Task requirements:
Check every line below for the word "needs" and copy the ones that have it.

Collected data entries:

@@ -455,13 +457,16 @@
       a.c0         = epi.c0;
       a.from_b     = first ? 1 : 0;
       a.cluster_offset = 0;
+      set_cluster_tail<MODE>(a, epi, init);
       return a;
     }
 
-    void
-    launch_clusters(hipStream_t st, const GroupDev<T> &g, const T *src, const Epilogue<T> &epi, bool first, uint32_t cluster_begin = 0,
+    template <int MODE>
+    void
+    launch_clusters(hipStream_t st, const GroupDev<T> &g, const T *src, const Epilogue<T> &epi, bool init, uint32_t cluster_begin = 0,
                     uint32_t cluster_end = 0xFFFFFFFFu)
     {
+      const bool first = MODE == MODE_CHEB_FIRST;
       ClusterArgs<T> a;
       a.c          = g.cluster_view();
       a.m          = mats<1>();
@@ -473,6 +478,7 @@
       a.c0         = epi.c0;
       a.from_b     = first ? 1 : 0;
       a.cluster_offset = 0;
+      set_cluster_tail<MODE>(a, epi, init);
       const uint32_t n_cl = (uint32_t)((g.n_slots + CLUSTER_CELLS - 1) / CLUSTER_CELLS);
       cluster_end         = std::min(cluster_end, n_cl);
       if (cluster_begin >= cluster_end)
@@ -592,7 +598,7 @@
               GroupDev<T>   *gc = partner_clusters;
               P1SmallArgs<T> sa;
               sa.a           = a;
-              sa.c           = cluster_args(*gc, src, epi, MODE == MODE_CHEB_FIRST);
+              sa.c           = cluster_args<MODE>(*gc, src, epi, a.tail_acc == nullptr);
               sa.n_wg_bricks = (uint32_t)((g->n_slots + G8::SPW - 1) / G8::SPW);
               const uint32_t n_wg_cl = (uint32_t)((gc->n_slots + CLUSTER_CELLS - 1) / CLUSTER_CELLS);
               const size_t   lds     = std::max((2 * (size_t)G8::SPW * G8::N3 + 2 + G8::SPW) * sizeof(T),
@@ -602,7 +608,7 @@
             }
         }
       else if (P == 1 && !diag && g->has_clusters())
-        launch_clusters(st, *g, src, epi, MODE == MODE_CHEB_FIRST);
+        launch_clusters<MODE>(st, *g, src, epi, a.tail_acc == nullptr);
       else if (partner_cells)
         {
           if constexpr (P >= 2)
@@ -645,6 +651,40 @@
         hipLaunchKernelGGL((tail_kernel<T, MODE>), grid_for(n_t), 256, 0, st, tail_acc.p + begin, tables->n_interior + begin, end - begin, n_rest,
                            epi);
       HIP_CHECK(hipGetLastError());
+    }
+
+    template <int MODE>
+    void
+    launch_tail_init(hipStream_t st, const Epilogue<T> &epi)
+    {
+      const uint32_t n_t = tables->n_dofs - tables->n_interior;
+      if (!n_t)
+        return;
+      hipLaunchKernelGGL((tail_init_kernel<T, MODE>), grid_for(n_t), 256, 0, st, tables->n_interior, tables->n_tail,
+                         n_t - tables->n_tail, epi);
+      HIP_CHECK(hipGetLastError());
+    }
+
+    template <int MODE>
+    bool
+    use_tail_init(const T *src, const Epilogue<T> &epi, bool diag, int edge_mode) const
+    {
+      static const bool off = getenv("MGAMD_NO_TAIL_INIT") != nullptr;
+      if (!tail_init_mode(MODE) || off || halo || diag || edge_mode != EDGE_OUT || !epi.out)
+        return false;
+      const size_t n     = n_dofs();
+      auto         apart = [&](const T *v) { return !v || v + n <= epi.out || epi.out + n <= v; };
+      return apart(src) && apart(epi.x) && apart(epi.b);
+    }
+    template <int MODE>
+    void
+    set_cluster_tail(ClusterArgs<T> &a, const Epilogue<T> &epi, bool init) const
+    {
+      if (!init)
+        return;
+      a.tail_acc = nullptr;
+      a.out      = epi.out;
+      a.beta     = MODE == MODE_VMULT ? T(1) : T(-1);
     }
 
     enum EdgeMode
diff --git a/dealii_multigrid_amd/csrc/level_operator_apply.hpp b/dealii_multigrid_amd/csrc/level_operator_apply.hpp
--- a/dealii_multigrid_amd/csrc/level_operator_apply.hpp
+++ b/dealii_multigrid_amd/csrc/level_operator_apply.hpp
@@ -16,7 +16,8 @@
     const uint32_t tail_end = tables->n_tail + (edge_mode != EDGE_OUT ? tables->n_edge : 0);
     a.m          = mats<P>();
     a.src        = src;
-    a.tail_acc   = tail_acc.p;
+    const bool init = use_tail_init<MODE>(src, epi, diag, edge_mode);
+    a.tail_acc   = init ? nullptr : tail_acc.p;
     a.n_interior = tables->n_interior;
     a.ablate     = ablate;
     a.stamps     = nullptr;
@@ -54,7 +55,7 @@
           if (begin >= end)
             return;
           if (P == 1 && g->has_clusters())
-            launch_clusters(ctx->stream, *g, src, epi, BASE == MODE_CHEB_FIRST, (uint32_t)(begin / CLUSTER_CELLS),
+            launch_clusters<BASE>(ctx->stream, *g, src, epi, false, (uint32_t)(begin / CLUSTER_CELLS),
                             (uint32_t)((end + CLUSTER_CELLS - 1) / CLUSTER_CELLS));
           else
             {
@@ -85,6 +86,9 @@
           }
       }
     const hipStream_t main = ctx->stream;
+    if constexpr (tail_init_mode(MODE))
+      if (init)
+        launch_tail_init<MODE>(main, epi);
     auto prof_begin = [&](const GroupDev<T> &g) {
       const bool prof = ctx->profile && !diag && MODE == MODE_CHEB && !g.constrained && g.B == (ctx->prof_brick ? ctx->prof_brick : prof_B);
       if (prof)
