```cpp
#include "host_common.h"
#include "kernels.hip.h"
#include "kernels_fast.hip.h"
#include "kernels_decode.hip.h"
#include "kernels_fdecode.hip.h"
#include "kernels_lmhead.hip.h"
#include "kernels_sweep.hip.h"
#include "kernels_xlong.hip.h"
// ... 643 lines not shown
struct ResidentArgs { int32_t tok0, n_past0; uint32_t seq0; int32_t spec0; };
bool enqueue_decode_fused(biogpt_hip_ctx *c, int t_max, int tok_src, int advance, int l0 = 0, int l1 = -1, int only = -1, int n_tok = 1, float *host_row = nullptr,
                          bool *host_row_done = nullptr, int pl = -1, const ResidentArgs *ra = nullptr) {
    (void)hipGetLastError();
    const auto &hp = c->hp;
    const int D = hp.d_model, V = hp.n_vocab, P = hp.n_positions;
    const int lm_parts = fast_lm_grid(c);
    if (lm_parts > c->pmax_cap) BG_FAIL(false, "internal: arg-max partial buffer too small (%d > %d)", lm_parts, c->pmax_cap);
    const int32_t wt = ftype_to_type(hp.ftype);
    const int q81 = (wt == T_Q4_1 || wt == T_Q5_1) ? 1 : 0;
    unsigned long long *const ts = (c->opt.dbg & 96) ? c->tstamp : nullptr;
    unsigned long long *const wall = (c->opt.dbg & 64) ? c->tstamp + 128 : nullptr;
    if (l1 < 0) l1 = hp.n_layer;
    const bool pipelined = only < 0 && l0 == 0 && l1 == hp.n_layer && tok_src != 0 && (pl < 0 ? xpipe_usable(c, t_max) : (pl == 1 && xpipe_bucket_ok(c, t_max)));
    bool lm_in_kernel = false;
    if (n_tok > 1 && !pipelined) BG_FAIL(false, "internal: multi-token launches exist on the XCD pipeline only");
    if (only == -2 && !pipelined) BG_FAIL(false, "the XCD-pipelined decode step is not available for this context");
    if (pipelined) {
        bgk::XpParams xp{};
        xp.layers = c->xp_layers; xp.n_layer = hp.n_layer; xp.gran = c->xp_gran; xp.gran_l = c->xp_gran_l; xp.ctl = c->xp_ctl; xp.err_host = c->xp_err_host;
        xp.st = c->state;
        xp.tok_emb = dev_matrix(c, c->plan.embed_tokens); xp.pos_emb = dev_matrix(c, c->plan.embed_pos);
        xp.embed_scale = sqrtf((float)D);
        xp.tok_src = tok_src; xp.as_res = c->opt.xpipe_as_res;
        xp.pmax_val = c->pmax_val; xp.pmax_idx = c->pmax_idx; xp.nparts = lm_parts;
        xp.n_positions = P; xp.n_vocab = V;
        xp.eps = 1e-5f; xp.q_scale = 1.0f / sqrtf(64.0f);
        xp.P = P; xp.t_cap = std::min(P, (t_max + 63) & ~63); xp.dual = (c->opt.xpipe_dual && c->xp_gran_l != nullptr) ? 1 : 0;
        xp.exp_tab = reinterpret_cast<const uint16_t *>(c->arena + c->plan.exp_tab);
        xp.gelu_tab = reinterpret_cast<const uint16_t *>(c->arena + c->plan.gelu_tab);
        xp.gelu_p = c->xp_gelu_p; xp.gelu_n = c->xp_gelu_n; xp.gelu_z = c->xp_gelu_z; xp.exp_n = c->xp_exp_n;
        xp.x_final = c->x;
        {
            const MatSlot &m = c->plan.lm_head;
            const bool fold = xpipe_lm_folds(c);
            xp.lm = fold ? 1 : 0;
            xp.lm_blocks = lm_parts; xp.adv = fold ? advance : 0; xp.n_tok = n_tok; xp.samp = c->xp_samp;
            xp.Wlm = dev_matrix(c, m);
            xp.lm_ln_w = dev_vec(c, c->plan.ln_w); xp.lm_ln_b = dev_vec(c, c->plan.ln_b);
            xp.logits = c->logits; xp.logits_host = fold ? host_row : nullptr; xp.pmax_out_val = c->pmax_val; xp.pmax_out_idx = c->pmax_idx;
            lm_in_kernel = fold;
            if (host_row_done) *host_row_done = fold && host_row != nullptr;
            if (ra) {
                if (!(fold && host_row && advance == 0 && tok_src == 1 && xp.t_cap <= 1024 && (xp.t_cap <= 256 || xp.gran_l != nullptr))) BG_FAIL(false, "internal: a resident launch needs the lm_head inside the pipelined launch");
                xp.resident = 1; xp.mbox = c->res_mbox; xp.mbox_seq0 = ra->seq0; xp.done_host = c->res_done;
                xp.idle_ticks = (uint32_t)std::min(10000000, std::max(1, c->opt.resident_us)) * 100u;
                xp.res_tok0 = ra->tok0; xp.res_n_past0 = ra->n_past0; xp.res_dbg = c->opt.res_dbg;
                xp.res_spec0 = ra->spec0; xp.spec_rec = c->res_spec;
                xp.logits_alt = c->logits_alt; xp.logits_host_alt = c->logits_host_alt; xp.pmax_alt_val = c->pmax_val_alt; xp.pmax_alt_idx = c->pmax_idx_alt;
                if (!xp.spec_rec || !xp.logits_alt || !xp.logits_host_alt || !xp.pmax_alt_val || !xp.pmax_alt_idx) BG_FAIL(false, "internal: a resident launch without its alternate buffers");
            } else if (n_tok > 1 && !(fold && advance == 1 && tok_src == 2)) BG_FAIL(false, "internal: a multi-token launch needs the lm_head inside the pipeline");
        }
        xp.wall = ((c->opt.dbg & 128) || (ra && (c->opt.res_dbg & 32))) ? c->tstamp : nullptr;
        const hipError_t e = (hipError_t)bg_xpipe_launch(wt, xp.t_cap, bgk::xpipe_smem_bytes(xp.gelu_p + xp.gelu_n), c->stream, &xp, sizeof(xp));
        HIP_TRY(false, e);
    }
    for (int l = l0; l < l1 && !pipelined; l++) {
        const LayerSlots &L = c->plan.layers[(size_t)l];
        bgk::DecQkvParams a{};
        a.x = c->x; a.x_out = c->x;
        a.tok_emb = dev_matrix(c, c->plan.embed_tokens); a.pos_emb = dev_matrix(c, c->plan.embed_pos);
        a.embed_scale = sqrtf((float)D);
        a.tok_src = (l == 0) ? tok_src : 0;
        a.pmax_val = c->pmax_val; a.pmax_idx = c->pmax_idx; a.nparts = lm_parts;
        a.st = c->state; a.n_positions = P; a.n_vocab = V;
        a.ln_w = dev_vec(c, L.ln0_w); a.ln_b = dev_vec(c, L.ln0_b); a.eps = 1e-5f;
        a.Wqkv = dev_matrix(c, L.qkv); a.bqkv = dev_vec(c, L.qkv_b); a.q_scale = 1.0f / sqrtf(64.0f);
        a.q_out = c->q;
        a.kcache = c->memory_k + (size_t)l * P * D; a.vcache = c->memory_v + (size_t)l * P * D; a.P = P;
        a.tstamp = ts; a.wall = wall; a.wall_slot = 5 * l;
        bgk::DecAttnParams at{};
        at.q = c->q; at.kcache = a.kcache; at.vcache = a.vcache; at.st = c->state; at.P = P;
        at.t_cap = std::min(P, (t_max + 63) & ~63);
        at.exp_tab = reinterpret_cast<const uint16_t *>(c->arena + c->plan.exp_tab);
        at.oq_q = c->aq_q[0]; at.oq_d = c->aq_d[0]; at.oq_s = c->aq_s[0]; at.att_out = nullptr; at.q81 = q81;
        at.tstamp = ts ? ts + 16 : nullptr; at.wall = wall; at.wall_slot = 5 * l + 1;
        bgk::DecOprojParams op{};
        op.Wo = dev_matrix(c, L.o); op.aq_q = c->aq_q[0]; op.aq_d = c->aq_d[0]; op.aq_s = c->aq_s[0];
        op.bias = dev_vec(c, L.o_b); op.resid = c->x; op.out = c->x1;
        op.tstamp = ts ? ts + 32 : nullptr; op.wall = wall; op.wall_slot = 5 * l + 2;
        bgk::DecFc1Params f1{};
        f1.x1 = c->x1;
        f1.ln_w = dev_vec(c, L.ln1_w); f1.ln_b = dev_vec(c, L.ln1_b); f1.eps = 1e-5f;
        f1.W1 = dev_matrix(c, L.fc1); f1.b1 = dev_vec(c, L.fc1_b);
        f1.gelu_tab = reinterpret_cast<const uint16_t *>(c->arena + c->plan.gelu_tab);
        f1.oq_q = c->aq_q[1]; f1.oq_d = c->aq_d[1]; f1.oq_s = c->aq_s[1]; f1.q81 = q81;
        f1.tstamp = ts ? ts + 48 : nullptr; f1.wall = wall; f1.wall_slot = 5 * l + 3;
        bgk::DecFc2Params f2{};
        f2.W2 = dev_matrix(c, L.fc2); f2.aq_q = c->aq_q[1]; f2.aq_d = c->aq_d[1]; f2.aq_s = c->aq_s[1];
        f2.bias = dev_vec(c, L.fc2_b); f2.resid = c->x1; f2.out = c->x;
        f2.tstamp = ts ? ts + 64 : nullptr; f2.wall = wall; f2.wall_slot = 5 * l + 4;
        f2.seq = (l == hp.n_layer - 1) ? c->seq_dev : nullptr;
        hipError_t e = hipErrorInvalidValue;
        switch (wt) {
            case T_Q4_0: e = launch_decode_layer<bgk::W_Q4_0>(c, a, at, op, f1, f2, only); break;
            case T_Q4_1: e = launch_decode_layer<bgk::W_Q4_1>(c, a, at, op, f1, f2, only); break;
            case T_Q5_0: e = launch_decode_layer<bgk::W_Q5_0>(c, a, at, op, f1, f2, only); break;
            case T_Q5_1: e = launch_decode_layer<bgk::W_Q5_1>(c, a, at, op, f1, f2, only); break;
            case T_Q8_0: e = launch_decode_layer<bgk::W_Q8_0>(c, a, at, op, f1, f2, only); break;
            default: break;
        }
        HIP_TRY(false, e);
    }
    if (lm_in_kernel) { c->lm_blocks = lm_parts; return true; }
    if (only >= 0 || only == -2 || l1 < hp.n_layer) return true;
    {
        const MatSlot &m = c->plan.lm_head;
// ... 2792 lines not shown
```

biogpt.cpp_amd/csrc/engine_xpipe.inc:

```

std::mutex g_xp_mu;
biogpt_hip_ctx *g_xp_owner[64] = {};
int g_xp_lock_fd[64] = {};
int g_xp_lock_refs[64] = {};
pid_t g_xp_lock_pid[64] = {};

bool xpipe_process_lock(biogpt_hip_ctx *c) {
    if (c->device < 0 || c->device >= 64 || !c->opt.proc_lock) return true;
    std::lock_guard<std::mutex> lk(g_xp_mu);
    int &fd1 = g_xp_lock_fd[c->device];
    if (fd1 != 0 && g_xp_lock_pid[c->device] != getpid()) {
        if (fd1 > 0) (void)close(fd1 - 1);
        fd1 = 0; g_xp_lock_refs[c->device] = 0;
    }
    if (fd1 == 0) {
        g_xp_lock_pid[c->device] = getpid();
        char bus[64] = {0};
        if (hipDeviceGetPCIBusId(bus, (int)sizeof(bus) - 1, c->device) != hipSuccess) { (void)hipGetLastError(); snprintf(bus, sizeof(bus), "device%d", c->device); }
        for (char *q = bus; *q; q++) if (!((*q >= '0' && *q <= '9') || (*q >= 'a' && *q <= 'z') || (*q >= 'A' && *q <= 'Z'))) *q = '_';
        const std::string path = std::string(access("/dev/shm", W_OK) == 0 ? "/dev/shm" : "/tmp") + "/biogpt_hip_" + bus + ".lock";
        const int fd = open(path.c_str(), O_CREAT | O_RDONLY | O_CLOEXEC | O_NOFOLLOW, 0666);
        if (fd < 0) fd1 = -1;
        else if (flock(fd, LOCK_EX | LOCK_NB) == 0) fd1 = fd + 1;
        else {
// ... 8 lines not shown
    return true;
}
void xpipe_process_unlock(biogpt_hip_ctx *c) {
    if (!c->xp_proc_ref || c->device < 0 || c->device >= 64) return;
    std::lock_guard<std::mutex> lk(g_xp_mu);
    c->xp_proc_ref = false;
    if (--g_xp_lock_refs[c->device] <= 0 && g_xp_lock_fd[c->device] > 0) {
        (void)close(g_xp_lock_fd[c->device] - 1);
        g_xp_lock_fd[c->device] = 0; g_xp_lock_refs[c->device] = 0;
    }
}
std::vector<biogpt_hip_ctx *> g_xp_plain[64];

void xpipe_release(biogpt_hip_ctx *c) {
    xpipe_process_unlock(c);
    {
        std::lock_guard<std::mutex> lk(g_xp_mu);
        if (c->device >= 0 && c->device < 64 && g_xp_owner[c->device] == c) g_xp_owner[c->device] = nullptr;
    }
    if (c->fp_layers) (void)hipFree(c->fp_layers);
    if (c->fp_gran) (void)hipFree(c->fp_gran);
    if (c->fp_ctl) (void)hipFree(c->fp_ctl);
    c->fp_layers = nullptr; c->fp_gran = nullptr; c->fp_ctl = nullptr; c->fp_state = -1;
    if (c->xp_layers) (void)hipFree(c->xp_layers);
    if (c->xp_gran) (void)hipFree(c->xp_gran);
    if (c->xp_gran_l) (void)hipFree(c->xp_gran_l);
    if (c->xc_gran) (void)hipFree(c->xc_gran);
    c->xc_gran = nullptr; c->xc_lds = 0;
    if (c->xp_hop) (void)hipFree(c->xp_hop);
    if (c->xp_ctl) (void)hipFree(c->xp_ctl);
    if (c->xp_samp) (void)hipFree(c->xp_samp);
    if (c->xp_err_host) (void)hipHostFree(c->xp_err_host);
    if (c->res_mbox) (void)hipHostFree(c->res_mbox);
    if (c->res_done) (void)hipHostFree(c->res_done);
    c->res_mbox = nullptr; c->res_done = nullptr;
    c->xp_layers = nullptr; c->xp_gran = nullptr; c->xp_gran_l = nullptr; c->xp_hop = nullptr; c->xp_ctl = nullptr; c->xp_samp = nullptr; c->xp_err_host = nullptr;
}

bool xpipe_model_ok(const biogpt_hip_ctx *c) {
    const auto &hp = c->hp;
    const int32_t wt = ftype_to_type(hp.ftype);
    return (wt == T_Q4_0 || wt == T_Q4_1 || wt == T_Q5_0 || wt == T_Q5_1 || wt == T_Q8_0) && hp.d_model == 1024 && hp.d_ff == 4096 && hp.n_head == 16 &&
           hp.n_positions >= 64 && hp.n_layer >= 1;
}

extern "C" int bg_xpipe_launch(int wt, int t_cap, size_t smem_bytes, hipStream_t st, const void *params, size_t params_bytes);
extern "C" int bg_xpipe_set_lds(int wt, size_t smem_bytes);

int xpipe_last_xcd(const biogpt_hip_ctx *c) {
    const int units = 2 * c->hp.n_layer;
    return (units - 1) & 7;
}
bool xpipe_set_lds(biogpt_hip_ctx *c) {
    const size_t sm = bgk::xpipe_smem_bytes(c->xp_gelu_p + c->xp_gelu_n);
    if (sm <= 64 * 1024) return true;
    return bg_xpipe_set_lds(ftype_to_type(c->hp.ftype), sm) == (int)hipSuccess;
}
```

Result below:
                if (!(fold && host_row && advance == 0 && tok_src == 1 && xp.t_cap <= 1024 && (xp.t_cap <= 256 || xp.gran_l != nullptr))) BG_FAIL(false, "internal: a resident launch needs the lm_head inside the pipelined launch");
            } else if (n_tok > 1 && !(fold && advance == 1 && tok_src == 2)) BG_FAIL(false, "internal: a multi-token launch needs the lm_head inside the pipeline");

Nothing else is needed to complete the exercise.